_Exercise directions_.
Going through the material below, please gather all lines with the word "gridDim" in them.

Dataset entries Start Marker

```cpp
__global__ __launch_bounds__(kKnnThreads) void k_knn2_mfma_pairs(MatchArgs m) {
    __shared__ __attribute__((aligned(16))) uint8_t lds[kKnnLdsBytes];
    const int pair = m.pair0 + blockIdx.y;
    const int qimg = 2 * pair, timg = 2 * pair + 1;
    const int qn = m.out_n[qimg], tn = m.out_n[timg];
    const int q0 = m.stereo_only ? m.out_mono[qimg] : 0;
    const int tq0 = m.stereo_only ? m.out_mono[timg] : 0;
    const int nq = qn > q0 ? qn - q0 : 0, nt = tn > tq0 ? tn - tq0 : 0;
    if (blockIdx.x == 0 && threadIdx.x == 0) m.nq[pair] = nq;
    if ((int)blockIdx.x * kKnnQ >= nq) return;
    const uint8_t* q = m.desc + ((long long)qimg * m.out_cap + q0) * 32;
    const uint8_t* t = m.desc + ((long long)timg * m.out_cap + tq0) * 32;
    const long long o = (long long)pair * m.out_cap;
    const int npt = (((nt + 31) >> 5) + 1) >> 1, S = gridDim.z, sp = blockIdx.z;
    const int ts = 2 * (npt * sp / S), te = min((nt + 31) >> 5, 2 * (npt * (sp + 1) / S));
    uint2* part = m.part ? m.part + ((long long)(blockIdx.y * S + sp)) * m.out_cap : nullptr;
    knn2_fp4_block(q, nq, t, nt, blockIdx.x, ts, te, m.idx1 + o, m.dist1 + o, m.idx2 + o, m.dist2 + o, part, lds);
    if (!part || !m.cnt || S == 1) return;
    asm volatile("s_waitcnt vmcnt(0)" ::: "memory");
    __syncthreads();
    int* s_last = reinterpret_cast<int*>(lds);
    if (threadIdx.x == 0) {
        uint32_t* c = m.cnt + blockIdx.y * gridDim.x + blockIdx.x;
        __builtin_amdgcn_fence(__ATOMIC_RELEASE, "agent");
        asm volatile("s_waitcnt vmcnt(0)" ::: "memory");
        const bool last = __hip_atomic_fetch_add(c, 1u, __ATOMIC_RELAXED, __HIP_MEMORY_SCOPE_AGENT) == (uint32_t)(S - 1);
        if (last) {
            __hip_atomic_store(c, 0u, __ATOMIC_RELAXED, __HIP_MEMORY_SCOPE_AGENT);
            __builtin_amdgcn_fence(__ATOMIC_ACQUIRE, "agent");
            asm volatile("s_waitcnt vmcnt(0)" ::: "memory");
        }
        *s_last = last ? 1 : 0;
    }
    __syncthreads();
    if (!*s_last) return;
    const long long pb = (long long)blockIdx.y * S * m.out_cap;
    for (int i = threadIdx.x; i < kKnnQ; i += kKnnThreads) {
        const int qi = blockIdx.x * kKnnQ + i;
        if (qi >= nq) break;
        uint32_t g1 = 0xFFFFFFFFu, g2 = 0xFFFFFFFFu;
        for (int k = 0; k < S; ++k) {
            const uint2 kk = m.part[pb + (long long)k * m.out_cap + qi];
            g2 = med3_u32(g1, g2, kk.x);
            g1 = min(g1, kk.x);
            g2 = med3_u32(g1, g2, kk.y);
            g1 = min(g1, kk.y);
        }
        knn2_store(g1, g2, qi, m.idx1 + o, m.dist1 + o, m.idx2 + o, m.dist2 + o);
    }
}

__global__ __launch_bounds__(256) void k_knn2_merge(MatchArgs m, int nsplit) {
    const int pair = m.pair0 + blockIdx.y;
    const int qimg = 2 * pair, timg = 2 * pair + 1;
    const int qn = m.out_n[qimg], tn = m.out_n[timg];
    const int q0 = m.stereo_only ? m.out_mono[qimg] : 0;
    const int nq = qn > q0 ? qn - q0 : 0;
    (void)tn;
    const int qi = blockIdx.x * 256 + threadIdx.x;
    if (qi >= nq) return;
    uint32_t g1 = 0xFFFFFFFFu, g2 = 0xFFFFFFFFu;
    for (int sp = 0; sp < nsplit; ++sp) {
        const uint2 k = m.part[((long long)(blockIdx.y * nsplit + sp)) * m.out_cap + qi];
        g2 = med3_u32(g1, g2, k.x);
        g1 = min(g1, k.x);
        g2 = med3_u32(g1, g2, k.y);
        g1 = min(g1, k.y);
    }
    const long long o = (long long)pair * m.out_cap;
    knn2_store(g1, g2, qi, m.idx1 + o, m.dist1 + o, m.idx2 + o, m.dist2 + o);
}

__global__ __launch_bounds__(kKnnThreads) void k_knn2_mfma_plain(const uint8_t* q, int nq, const uint8_t* t, int nt,
                                                         int32_t* i1, int32_t* d1, int32_t* i2, int32_t* d2) {
    __shared__ __attribute__((aligned(16))) uint8_t lds[kKnnLdsBytes];
    knn2_fp4_block(q, nq, t, nt, blockIdx.x, 0, (nt + 31) >> 5, i1, d1, i2, d2, nullptr, lds);
}

hipError_t launch_blur_level(const BatchArgs& a, int l, hipStream_t s) {
    const LevelGeom G = a.lv[l];
    const int n = G.tiles_x * G.tiles_y;
    hipLaunchKernelGGL(k_blur, dim3(std::min(n * a.nimages, 8192)), dim3(256), 0, s, a, G.tile_first, n);
    return hipGetLastError();
}
void fast_cell_range(const BatchArgs& a, int tile, int* c0, int* c1) {
    const int s48 = a.fast_n48, s64 = a.fast_n64;
    *c0 = tile == kCellPitchTiny ? 0 : tile == kCellPitchSmall ? s48 : s64;
    *c1 = tile == kCellPitchTiny ? s48 : tile == kCellPitchSmall ? s64 : a.total_cells;
}
hipError_t launch_fast_cells(const BatchArgs& a, int tile, hipStream_t s) {
    int c0, c1;
    fast_cell_range(a, tile, &c0, &c1);
    const bool merge = a.nimages <= kFastMergeMaxImages && a.fast_small <= 0 && a.fast_n48 > 0 && a.fast_n64 > a.fast_n48;
    if (merge && tile == kCellPitchSmall) return hipSuccess;
    if (merge && tile == kCellPitchTiny) {
        tile = kCellPitchSmall;
        c1 = a.fast_n64;
    }
    if (c1 <= c0) return hipSuccess;
    const dim3 grid(c1 - c0, a.nimages);
    const dim3 block(tile == kCellPitchTiny ? fast_threads<kCellPitchTiny>() : tile == kCellPitchSmall ? fast_threads<kCellPitchSmall>()
                                                                                                      : fast_threads<kCellMax>());
    const uint32_t d = (uint32_t)(c1 - c0);
    const uint32_t magic = d > 1 ? 0xFFFFFFFFu / d + 1u : 0u;
    const bool small = (tile == kCellPitchTiny || tile == kCellPitchSmall) && a.fast_ovf &&
                       (a.fast_small > 0 || (a.fast_small < 0 && a.nimages > kFastMergeMaxImages));
    const dim3 oblock(fast_threads<kCellPitchSmall>());
    if (small && tile == kCellPitchTiny) {
        hipLaunchKernelGGL((k_fast_cells<kCellPitchTiny, true>), grid, block, 0, s, a, c0, magic);
        int d0, d1;
        fast_cell_range(a, kCellPitchSmall, &d0, &d1);
        if (d1 <= d0) hipLaunchKernelGGL(k_fast_cells_ovf<kCellPitchSmall>, dim3(kFastOvfBlocks), oblock, 0, s, a);
    } else if (small) {
        hipLaunchKernelGGL((k_fast_cells<kCellPitchSmall, true>), grid, block, 0, s, a, c0, magic);
        hipLaunchKernelGGL(k_fast_cells_ovf<kCellPitchSmall>, dim3(kFastOvfBlocks), oblock, 0, s, a);
    } else if (tile == kCellPitchTiny) hipLaunchKernelGGL((k_fast_cells<kCellPitchTiny, false>), grid, block, 0, s, a, c0, magic);
    else if (tile == kCellPitchSmall) hipLaunchKernelGGL((k_fast_cells<kCellPitchSmall, false>), grid, block, 0, s, a, c0, magic);
    else hipLaunchKernelGGL((k_fast_cells<kCellMax, false>), grid, block, 0, s, a, c0, magic);
    return hipGetLastError();
}
hipError_t launch_octree(const BatchArgs& a, hipStream_t s) {
    constexpr int kMaxDevices = 64;
    static std::atomic<int> lds_set[kMaxDevices];
    int dev = 0;
    if (hipGetDevice(&dev) != hipSuccess || dev < 0 || dev >= kMaxDevices) dev = kMaxDevices - 1;
    std::atomic<int>& set = lds_set[dev];
    if (a.oct_lds_bytes > 65536 && a.oct_lds_bytes > set.load()) {
        for (const void* f : {reinterpret_cast<const void*>(k_octree<512>),
                              reinterpret_cast<const void*>(k_octree_retry)}) {
            hipError_t e = hipFuncSetAttribute(f, hipFuncAttributeMaxDynamicSharedMemorySize, a.oct_lds_bytes);
            if (e != hipSuccess) return e;
        }
        int cur = set.load();
        while (a.oct_lds_bytes > cur && !set.compare_exchange_weak(cur, a.oct_lds_bytes)) {}
    }
    const int split = a.nimages < a.oct_split_min_images ? a.nlevels : std::min(a.oct_split, a.nlevels);
    if (split > 0)
        hipLaunchKernelGGL(k_octree<512>, dim3(a.nimages, split), dim3(512), a.oct_lds_bytes, s, a, 0,
                           OctCfg{a.oct_nq_off, a.oct_lds_nodes, kOctLdsKeys, a.oct_lds_bytes});
    if (split < a.nlevels) {
        const OctCfg q{a.oct2_nq_off, a.oct2_lds_nodes, a.oct2_lds_keys, a.oct2_lds_bytes};
        if (a.oct2_threads == 128)
            hipLaunchKernelGGL(k_octree<128>, dim3(a.nimages, a.nlevels - split), dim3(128), a.oct2_lds_bytes, s, a,
                               split, q);
        else
            hipLaunchKernelGGL(k_octree<256>, dim3(a.nimages, a.nlevels - split), dim3(256), a.oct2_lds_bytes, s, a,
                               split, q);
    }
    if (a.oct_may_retry)
        hipLaunchKernelGGL(k_octree_retry, dim3(std::min(a.nimages * a.nlevels, 64)), dim3(512),
                           a.oct_lds_bytes, s, a);
    return hipGetLastError();
}
hipError_t launch_orient_desc(const BatchArgs& a, hipStream_t s) {
    const uint32_t d = (uint32_t)a.total_od_blocks;
    const uint32_t magic = d > 1 ? 0xFFFFFFFFu / d + 1u : 0u;
    hipLaunchKernelGGL(k_orient_desc, dim3(a.total_od_blocks, a.nimages), dim3(256), 0, s, a, magic);
    return hipGetLastError();
}
hipError_t launch_finalize(const BatchArgs& a, hipStream_t s) {
    if (a.nimages <= 2) hipLaunchKernelGGL(k_finalize<1024>, dim3(a.nimages), dim3(1024), 0, s, a);
    else if (a.nimages <= kFinWideMaxImages) hipLaunchKernelGGL(k_finalize<512>, dim3(a.nimages), dim3(512), 0, s, a);
    else hipLaunchKernelGGL(k_finalize<256>, dim3(a.nimages), dim3(256), 0, s, a);
    return hipGetLastError();
}
hipError_t launch_knn2_pairs(const MatchArgs& m, int npairs, hipStream_t s) {
    const int S = m.part ? std::max(1, std::min(kKnnMaxSplit, kKnnSplitSlots / std::max(npairs, 1))) : 1;
    const int qblocks = (m.out_cap + kKnnQ - 1) / kKnnQ;
    if (S > 1) {
        if (npairs * S > kKnnSplitSlots || (m.cnt && (long long)npairs * qblocks > m.cnt_slots))
            return hipErrorInvalidValue;
        hipLaunchKernelGGL(k_knn2_mfma_pairs, dim3(qblocks, npairs, S), dim3(kKnnThreads), 0, s, m);
        if (!m.cnt) hipLaunchKernelGGL(k_knn2_merge, dim3((m.out_cap + 255) / 256, npairs), dim3(256), 0, s, m, S);
        return hipGetLastError();
    }
    MatchArgs m1 = m;
    m1.part = nullptr;
    hipLaunchKernelGGL(k_knn2_mfma_pairs, dim3(qblocks, npairs), dim3(kKnnThreads), 0, s, m1);
    return hipGetLastError();
}
hipError_t launch_knn2_plain(const uint8_t* q, int nq, const uint8_t* t, int nt, int32_t* i1,
                             int32_t* d1, int32_t* i2, int32_t* d2, hipStream_t s) {
    if (nq == 0) return hipSuccess;
    hipLaunchKernelGGL(k_knn2_mfma_plain, dim3((nq + kKnnQ - 1) / kKnnQ), dim3(kKnnThreads), 0, s, q, nq, t, nt, i1,
                       d1, i2, d2);
    return hipGetLastError();
}

}
```

Baseline: 576.7 Mfeatures/s.

## Stage four key tiles per LDS buffer and software-pipeline kNN fragment reads

The FP4 MFMA Hamming kNN kernel now expands 128 train rows (four 32-row tiles) per barrier instead of one tile. All 512 threads take part in expansion instead of 256, and LDS fragments for the next tile are read ahead while the current MFMAs run. The split across partitions is aligned to stages, the ragged-tail masking is reworked, and waves_per_eu(4) is added to steer register allocation. The aim is fewer __syncthreads and better overlap of LDS and global loads with MFMA work, at the cost of more LDS, more registers and masked work in padded tail tiles.

```diff
diff --git a/orbslam3lib_amd/csrc/orb_kernels.hip b/orbslam3lib_amd/csrc/orb_kernels.hip
--- a/orbslam3lib_amd/csrc/orb_kernels.hip
+++ b/orbslam3lib_amd/csrc/orb_kernels.hip
@@ -1249,6 +1249,11 @@
 static_assert(kKnnQ == kKnnQueries, "orb_kernels.h kKnnQueries (grid and arrival counters)");
 constexpr int kKnnSeg = 4096;
 constexpr int kKnnPitch4 = 144;
+constexpr int kKnnStageTiles = 4;
+constexpr int kKnnStageRows = 32 * kKnnStageTiles;
+constexpr int kKnnStageBytes = kKnnStageRows * kKnnPitch4;
+constexpr int kKnnLdsBytes = 2 * kKnnStageBytes;
+static_assert(kKnnSeg % kKnnStageRows == 0, "a key segment is whole stages");
 __device__ inline uint32_t knn_nib_of(uint32_t ws) {
     uint32_t r;
     asm("v_and_or_b32 %0, %1, %2, %3" : "=v"(r) : "v"(ws), "v"(0x88888888u), "v"(0x22222222u));
@@ -1290,38 +1295,38 @@
     }
     uint32_t g1 = 0xFFFFFFFFu, g2 = 0xFFFFFFFFu;
     const int er = tid >> 3, ed = tid & 7;
-    const bool expander = tid < 256;
-    auto load_packed = [&](int tile) __attribute__((always_inline)) {
-        const int row = min(tile * 32 + er, nt - 1);
-        return expander ? *reinterpret_cast<const uint32_t*>(t + (long long)row * 32 + 4 * ed) : 0u;
+    auto load_packed = [&](int stage, int half) __attribute__((always_inline)) {
+        const int row = min(stage * kKnnStageRows + 64 * half + er, nt - 1);
+        return stage * kKnnStageTiles < te ? *reinterpret_cast<const uint32_t*>(t + (uint32_t)(row * 32 + 4 * ed)) : 0u;
     };
-    auto tile_lds = [&](int u) __attribute__((always_inline)) { return lds + ((u - ts) & 1) * (32 * kKnnPitch4); };
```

Dataset entries End Marker

_Result_.
    const int npt = (((nt + 31) >> 5) + 1) >> 1, S = gridDim.z, sp = blockIdx.z;
        uint32_t* c = m.cnt + blockIdx.y * gridDim.x + blockIdx.x;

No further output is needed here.